白费力气。在概念上看起来很简单,但是JS想要杀了我。
两个对象数组:
let allProfileUsers = [
{
id: "0b4cd920-31da-11ec-a31c-cd844bfb73be",
auth_user_id: "fea98060-31ac-11ec-81f6-9b65b19a8154",
active: true
},
{
id: "0b4f9840-31da-11ec-a31c-cd844bfb73be",
auth_user_id: "fea73670-31ac-11ec-81f6-9b65b19a8154",
active: true
},
{
id: "0b51e230-31da-11ec-a31c-cd844bfb73be",
auth_user_id: "fea98060-31ac-11ec-81f6-9b65b19a8154",
active: true
}
];
let allAuthUsers = [
{
id: "fea4c570-31ac-11ec-81f6-9b65b19a8154",
username: "user1",
active: true,
},
{
id: "fea73670-31ac-11ec-81f6-9b65b19a8154",
username: "user2",
active: true,
},
{
id: "fea98060-31ac-11ec-81f6-9b65b19a8154",
username: "user3",
active: true,
}
];
我需要比较"id"将第一个数组中对象中的"auth_user_id"字段。
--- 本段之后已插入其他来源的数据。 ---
@@ -1032,6 +1034,8 @@
   }
   f32x4 acc2[RTT][NT2];
   f32x4 acc2c[WS ? RTT : 1][WS ? NT2 : 1];
+  constexpr bool KEEP = ffn_two_slots(D, RT, WF);
+  f32x4 keep[KEEP ? RTT : 1][KEEP ? NT2 : 1];
 #pragma unroll
   for (int rt = 0; rt < RTT; ++rt)
 #pragma unroll
@@ -1049,6 +1053,9 @@
     const int chunk = grp * p.cpw + cc;
     const float bias = p.b1 ? p.b1[chunk * FC + wave * 16 + r] : 0.f;
     load_b2(chunk);
+    const int slot = two_slots ? cc : 0;
+    float *Hc = Hs + slot * RT * LDH;
+    _Float16 *HcH = HsH + slot * RT * LDHH, *HcS = HsS + slot * RT * LDHS;
     f32x4 acc1[RTT];
     f32x4 acc1c[WS ? RTT : 1];
 #pragma unroll
@@ -1105,7 +1112,22 @@
         a1 = n1;
       }
     }
-    if (cc > 0) __syncthreads();
+    if (cc > 0 && !two_slots) {
+      __syncthreads();
+      if constexpr (!KEEP) {
+#pragma unroll
+        for (int rt = 0; rt < RTT; ++rt)
+#pragma unroll
+          for (int t = 0; t < NT2; ++t) {
+#pragma unroll
+            for (int j = 0; j < 4; ++j)
+              Xs[(rt * 16 + 4 * kk + j) * LDX + (wave * NT2 + t) * 16 + r] =
+                  WS ? acc2[rt][t][j] + acc2c[WS ? rt : 0][WS ? t : 0][j] * (1.f / 2048.f) : acc2[rt][t][j];
+            acc2[rt][t] = f32x4{0.f, 0.f, 0.f, 0.f};
+            if (WS) acc2c[WS ? rt : 0][WS ? t : 0] = f32x4{0.f, 0.f, 0.f, 0.f};
+          }
+      }
+    }
 #pragma unroll
     for (int rt = 0; rt < RTT; ++rt)
 #pragma unroll
@@ -1113,31 +1135,17 @@
         const float hv = fmaxf((WS ? acc1[rt][j] + acc1c[WS ? rt : 0][j] * (1.f / 2048.f) : acc1[rt][j]) + bias, 0.f);
         if (WS) {
           const _Float16 hi = (_Float16)hv;
-          _Float16 *d = HsS + (rt * 16 + 4 * kk + j) * LDHS + split_at(wave * 16 + r);
+          _Float16 *d = HcS + (rt * 16 + 4 * kk + j) * LDHS + split_at(wave * 16 + r);
           d[0] = hi;
           d[8] = (_Float16)((hv - (float)hi) * 2048.f);
-        } else if (WH) HsH[(rt * 16 + 4 * kk + j) * LDHH + wave * 16 + r] = (_Float16)hv;
-        else Hs[(rt * 16 + 4 * kk + j) * LDH + wave * 16 + r] = hv;
+        } else if (WH) HcH[(rt * 16 + 4 * kk + j) * LDHH + wave * 16 + r] = (_Float16)hv;
+        else Hc[(rt * 16 + 4 * kk + j) * LDH + wave * 16 + r] = hv;
       }
     if (cc + 1 < p.cpw) load_b1(chunk + 1);
     __syncthreads();
-    const bool tree_last = cc > 0 && cc + 1 == p.cpw;
-    if (tree_last) {
-#pragma unroll
-      for (int rt = 0; rt < RTT; ++rt)
-#pragma unroll
-        for (int t = 0; t < NT2; ++t) {
-#pragma unroll
-          for (int j = 0; j < 4; ++j)
-            Xs[(rt * 16 + 4 * kk + j) * LDX + (wave * NT2 + t) * 16 + r] =
-                WS ? acc2[rt][t][j] + acc2c[WS ? rt : 0][WS ? t : 0][j] * (1.f / 2048.f) : acc2[rt][t][j];
-          acc2[rt][t] = f32x4{0.f, 0.f, 0.f, 0.f};
-          if (WS) acc2c[WS ? rt : 0][WS ? t : 0] = f32x4{0.f, 0.f, 0.f, 0.f};
-        }
-    }
     if constexpr (WS) {
       constexpr int NS = RTT * KI2;
-      const _Float16 *ab = HsS + r * LDHS + 16 * kk;
+      const _Float16 *ab = HcS + r * LDHS + 16 * kk;
       h16x8 ah = *reinterpret_cast<const h16x8 *>(ab), al = *reinterpret_cast<const h16x8 *>(ab + 8);
 #pragma unroll
       for (int st = 0; st < NS; ++st) {
@@ -1159,7 +1167,7 @@
       }
     } else if constexpr (WH) {
       constexpr int NS = RTT * KI2;
-      const _Float16 *ab = HsH + r * LDHH + 8 * kk;
+      const _Float16 *ab = HcH + r * LDHH + 8 * kk;
       h16x8 a = *reinterpret_cast<const h16x8 *>(ab);
 #pragma unroll
       for (int st = 0; st < NS; ++st) {
@@ -1172,7 +1180,7 @@
       }
     } else {
       constexpr int NS = RTT * KI2;
-      const float *ab = Hs + r * LDH + 8 * kk;
+      const float *ab = Hc + r * LDH + 8 * kk;
       float4 a0 = *reinterpret_cast<const float4 *>(ab), a1 = *reinterpret_cast<const float4 *>(ab + 4);
 #pragma unroll
       for (int st = 0; st < NS; ++st) {
@@ -1189,6 +1197,18 @@
         a1 = n1;
       }
     }
+    if (KEEP && cc == 0 && p.cpw > 1) {
+#pragma unroll
+      for (int rt = 0; rt < RTT; ++rt)
+#pragma unroll
+        for (int t = 0; t < NT2; ++t) {
+#pragma unroll
+          for (int j = 0; j < 4; ++j)
+            keep[KEEP ? rt : 0][KEEP ? t : 0][j] = WS ? acc2[rt][t][j] + acc2c[WS ? rt : 0][WS ? t : 0][j] * (1.f / 2048.f) : acc2[rt][t][j];
+          acc2[rt][t] = f32x4{0.f, 0.f, 0.f, 0.f};
+          if (WS) acc2c[WS ? rt : 0][WS ? t : 0] = f32x4{0.f, 0.f, 0.f, 0.f};
+        }
+    }
   }
 #pragma unroll
   for (int rt = 0; rt < RTT; ++rt)
@@ -1196,27 +1216,24 @@
     for (int t = 0; t < NT2; ++t)
 #pragma unroll
       for (int j = 0; j < 4; ++j) {
+        const float c = WS ? acc2[rt][t][j] + acc2c[WS ? rt : 0][WS ? t : 0][j] * (1.f / 2048.f) : acc2[rt][t][j];
         float *xp = Xs + (rt * 16 + 4 * kk + j) * LDX + (wave * NT2 + t) * 16 + r;
-        const float v = WS ? acc2[rt][t][j] + acc2c[WS ? rt : 0][WS ? t : 0][j] * (1.f / 2048.f) : acc2[rt][t][j];
-        *xp = p.cpw > 1 ? *xp + v : v;
+        *xp = p.cpw > 1 ? (KEEP ? keep[KEEP ? rt : 0][KEEP ? t : 0][j] : *xp) + c : c;
       }
   __syncthreads();
   SC_STAMP(PRO ? 2 : 3, PRO ? 7 : 2);
-  float *dst = p.part + ((long)grp * p.M + m0) * D;
 #pragma unroll
   for (int q = 0; q < NQ; ++q) {
     const int e = threadIdx.x + q * 512;
     const int i = e / (D / 4), c4 = e % (D / 4);
     if (m0 + i < p.M) {
       const float4 v = *reinterpret_cast<const float4 *>(Xs + i * LDX + 4 * c4);
-      if (PRO && p.act_half) {
-        *reinterpret_cast<h16x4 *>(reinterpret_cast<_Float16 *>(p.part) + ((long)grp * p.part_rows + rowid[i]) * D + 4 * c4) =
+      const long orow = (PRO || p.part_rows > 0) ? (long)grp * p.part_rows + rowid[i] : (long)grp * p.M + m0 + i;
+      if (PRO && p.act_half)
+        *reinterpret_cast<h16x4 *>(reinterpret_cast<_Float16 *>(p.part) + orow * D + 4 * c4) =
             h16x4{(_Float16)v.x, (_Float16)v.y, (_Float16)v.z, (_Float16)v.w};
-      } else {
-        float *o = PRO ? p.part + ((long)grp * p.part_rows + rowid[i]) * D : dst + (long)i * D;
-        if (!PRO && p.part_rows > 0) o = p.part + ((long)grp * p.part_rows + (p.rows ? p.rows[m0 + i] : m0 + i)) * D;
-        *reinterpret_cast<float4 *>(o + 4 * c4) = v;
-      }
+      else
+        *reinterpret_cast<float4 *>(p.part + orow * D + 4 * c4) = v;
     }
   }
   SC_STAMP_END(PRO ? 2 : 3, PRO ? 8 : 3);
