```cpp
#define UQ_FORM_UNBIASED 0
#define UQ_FORM_BIASED 1
int uq_codes_decode_form_f32(const int8_t* codes, const float* l1, int64_t n, int64_t d, int64_t m, int32_t form,
                             float* out, void* stream);
int uq_codes_mean_form_f32(const int8_t* codes, int64_t ldc, const float* q, int64_t ldq, const float* l1,
                           const int32_t* kmax, int64_t n, int64_t d, int64_t m, int32_t form, float n_div,
                           int32_t accumulate, float* est, void* stream);

#define UQ_TC_EXACT_ZERO_SIGNS 1
#define UQ_TC_BIASED_FORM 2
int uq_tc_bound(int64_t d, size_t* bytes_out);
int uq_tc_workspace_bytes(int64_t n, int64_t d, size_t* bytes_out);
int uq_tc_encode(const int8_t* codes, const float* l1, int64_t n, int64_t d, int64_t m, int32_t flags,
                 uint8_t* msgs, size_t msgs_bytes, uint64_t* offsets, void* ws, size_t ws_bytes, void* stream);
int uq_tc_decode(const uint8_t* msgs, size_t msgs_bytes, const uint64_t* offsets, int64_t n, int64_t d, int64_t m,
                 int8_t* codes, float* l1, int32_t* kmax, int32_t* status, void* stream);

#define UQ_TIES_TORCH 0
#define UQ_TIES_LOWEST_INDEX 1
#define UQ_TIES_HOST_CHECK 4
int uq_biased_workspace_bytes(int64_t n, int64_t d, int32_t torch_threads, size_t* bytes_out);
int uq_type_biased_f32(const float* x, float* out, int64_t n, int64_t d, int64_t m,
                       int32_t torch_threads, int32_t tie_policy, float* l1_out, int32_t* info,
                       void* ws, size_t ws_bytes, void* stream);

int uq_biased_codes_workspace_bytes(int64_t n, int64_t d, int32_t torch_threads, size_t* bytes_out);
int uq_type_biased_codes_f32(const float* x, float* out, int8_t* codes, int32_t* kmax, int64_t n, int64_t d,
                             int64_t m, int32_t torch_threads, int32_t tie_policy, float* l1_out, int32_t* info,
                             void* ws, size_t ws_bytes, void* stream);

int uq_rht_signs(const int32_t* seeds, int64_t rows, int64_t D, int8_t* signs, void* stream);
int uq_rht_f32(const float* x, float* out, int64_t n, int64_t dim, int32_t inverse, const int8_t* signs,
               const int32_t* sign_row, void* ws, size_t ws_bytes, void* stream);
int uq_quicfl_prepare_f32(const int32_t* X, int64_t n, int64_t D, const float* recv_table, int32_t table_rows,
                          int32_t h_len, const int32_t* prng_seeds, const uint8_t* exact_mask, const float* exact_vals,
                          const float* scale, float* out, void* stream);
#define UQ_QFL_BAD_EXACT 32
int uq_quicfl_receive_f32(const void* X, int32_t x_kind, int64_t n, int64_t D, const float* recv_table,
                          int32_t table_rows, int32_t h_len, const int32_t* prng_seeds, const uint8_t* exact_mask,
                          const float* exact_vals, int32_t exact_layout, const int32_t* exact_count, const float* scale,
                          float* out, int32_t* info, void* stream);
int uq_quicfl_receive_workspace_bytes(int64_t n, int64_t D, size_t* bytes_out);
int uq_quicfl_receive_ws_f32(const void* X, int32_t x_kind, int64_t n, int64_t D, const float* recv_table,
                             int32_t table_rows, int32_t h_len, const int32_t* prng_seeds, const uint8_t* exact_mask,
                             const float* exact_vals, int32_t exact_layout, const int32_t* exact_count,
                             const float* scale, float* out, int32_t* info, void* ws, size_t ws_bytes, void* stream);

#define UQ_QFL_BAD_P 1
#define UQ_QFL_BAD_INDEX 2
#define UQ_QFL_BAD_PX 4
#define UQ_QFL_X_RANGE 8
#define UQ_QFL_TIMEOUT 16
#define UQ_QFL_STATE_WORDS 626
int uq_quicfl_workspace_bytes(int64_t n, int64_t dim, size_t* bytes_out);
int uq_quicfl_compress_f32(const float* x, int64_t n, int64_t dim, const int8_t* signs, const int32_t* sign_row,
                           const float* table_xp, const uint32_t* table_packed, int64_t table_numel, int32_t h_len,
                           float delta,
                           const int32_t* prng_seeds, const uint32_t* px_state, const int32_t* px_seeds,
                           uint32_t* px_state_out, void* X, int32_t x_kind, uint8_t* exact_mask, float* exact_vals,
                           int32_t* exact_count, float* scale, int32_t* info, void* ws, size_t ws_bytes, void* stream);
#define UQ_QFL_RECV_INDEX 64
int uq_quicfl_quantize_f32(const float* x, int64_t n, int64_t dim, const int8_t* signs, const int32_t* sign_row,
                           const float* table_xp, const uint32_t* table_packed, int64_t table_numel, int32_t h_len,
                           float delta, const float* recv_table, int32_t recv_numel, const int32_t* prng_seeds,
                           const uint32_t* px_state, const int32_t* px_seeds, uint32_t* px_state_out, float* out,
                           float* scale, int32_t* info, void* ws, size_t ws_bytes, void* stream);
int uq_test_set_quicfl_packed_hooks(int flags);
int uq_test_last_quicfl_packed_plan(int32_t side, int64_t* plan_out, int32_t cap);
// ... 101 lines not shown
```
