static void nsf_sampler_view(const sf_flow* f, SfDev& m);
static SfDev sampler_dev(const sf_flow* f, const float* x);
int sf_flow_inverse_from_noise_sampler(sf_flow* f, const float* z, const float* x, int64_t B, float* theta, void* stream) {
  if (!f) return sf_fail(SF_ERR_INVALID, "null handle");
  if (B == 0) return SF_OK;
  if (!z || !x || !theta) return sf_fail(SF_ERR_INVALID, "null argument");
  if (!f->params_set) return sf_fail(SF_ERR_STATE, "sf_flow_set_params has not been called");
  if (f->nsf1 || f->nsfar) {
    int rc = sf_flow_inverse_from_noise(f, z, x, B, theta, nullptr, stream);
    return rc ? rc : 1;
  }
  if (f->L.dev.kind == SF_NSF) {
    SfDev ms = f->dev();
    nsf_sampler_view(f, ms);
    SfSampleArgsHost a;
    a.x = x; a.z_in = z; a.n_items = (long)B; a.out = theta;
    SF_TRY_SET(sf_launch_inverse(ms, a, (hipStream_t)stream));
    return ms.hidden_bf16 == 2 ? SF_OK : 1;
  }
  const SfDev m = f->dev();
  const SfMaf16Plan pl = sf_maf16_plan(m);
  if (!pl.sampler16) {
    SfSampleArgsHost a;
    a.x = x; a.z_in = z; a.n_items = (long)B; a.out = theta;
    SF_TRY_SET(sf_launch_inverse(m, a, (hipStream_t)stream));
    return 1;
  }
  if (pl.fp32) {
    int rc = sf_flow_prepare_context(f, x, B, stream);
    if (rc) return rc;
    const SfDev mt = sampler_dev(f, x);
    if (sf_maf16_plan(mt).fused) {
      SfSampleArgsHost a;
      a.x = x; a.z_in = z; a.n_items = (long)B; a.out = theta; a.S = 1;
      hipError_t e = sf_launch_maf_find16_zin(mt, a, (hipStream_t)stream);
      (void)sf_flow_release_context(f);
      if (e != hipSuccess) return hip_fail(e, "sf_launch_maf_find16_zin");
      return 3;
    }
    (void)sf_flow_release_context(f);
  }
  SF_TRY_SET(sf_launch_maf_inv16b_hook(m, z, x, (long)B, theta, (hipStream_t)stream));
  return pl.fp32 ? 2 : SF_OK;
}

extern "C++" {
static int g_sampler_fp32 = -2;
void sf_sampler_fp32_set(int on) { g_sampler_fp32 = on < 0 ? -1 : (on ? 1 : 0); }
int sf_sampler_fp32_get() {
  if (g_sampler_fp32 == -2) { const char* e = std::getenv("SF_SAMPLER_FP32"); g_sampler_fp32 = (e && *e) ? (std::atoi(e) != 0 ? 1 : 0) : -1; }
  return g_sampler_fp32;
}
int sf_sampler_fp32_for(int kind) {
  const int g = sf_sampler_fp32_get();
  return g < 0 ? (kind == SF_MAF ? 1 : 0) : g;
}
}
int sf_set_sampler_fp32(int on) {
  sf_sampler_fp32_set(on);
  return SF_OK;
}

int sf_flow_train_path(const sf_flow* f, int64_t B, int want_dctx) {
  if (!f) return sf_fail(SF_ERR_INVALID, "null handle");
  if (f->nsf1) return 4;
  if (f->nsfar) return 5;
  if (B > 0 && sf_trainc_eligible(f->L, want_dctx != 0)) return sf_trainc_groups((long)B, &f->L.trc, f->L.dev.T);
  if (B > 0 && sf_nsfc_eligible(f->L, want_dctx != 0)) return 3;
  return 0;
}

static void seed_keys(uint64_t seed, uint32_t stream_id, uint32_t& k0, uint32_t& k1) {
  k0 = (uint32_t)(seed & 0xffffffffu);
  k1 = (uint32_t)(seed >> 32) ^ stream_id;
}

static size_t ctab_limit_bytes() {
  static long v = -1;
  if (v < 0) {
    const char* e = std::getenv("SF_CTAB_MAX_MB");
    v = e ? std::atol(e) : 4096;
  }
  return (size_t)v << 20;
}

基本上,数组1中的所有用户都应该存在于数组2中,基于这两个字段的匹配。
这不起作用(不是简写,所以很容易调试):
let allMatched = allAuthUsers.every(x => {
return allProfileUsers.some(pu => {
return x.id === pu.auth_user_id;
});
});
…返回false;
当然,我可以手动遍历每个值并比较它们。我不想那样,除非没有别的办法。
我不得不认为JS能够提供更优雅的带有箭头的一行代码。事实上,令人沮丧的是,我知道我以前也这样做过,但我今天似乎就是做不到。
伙计,我觉得答案就在你的问题里。你需要先遍历第一个数组(allProfileUsers),然后检查它是否存在于第二个数组(allAuthUsers)。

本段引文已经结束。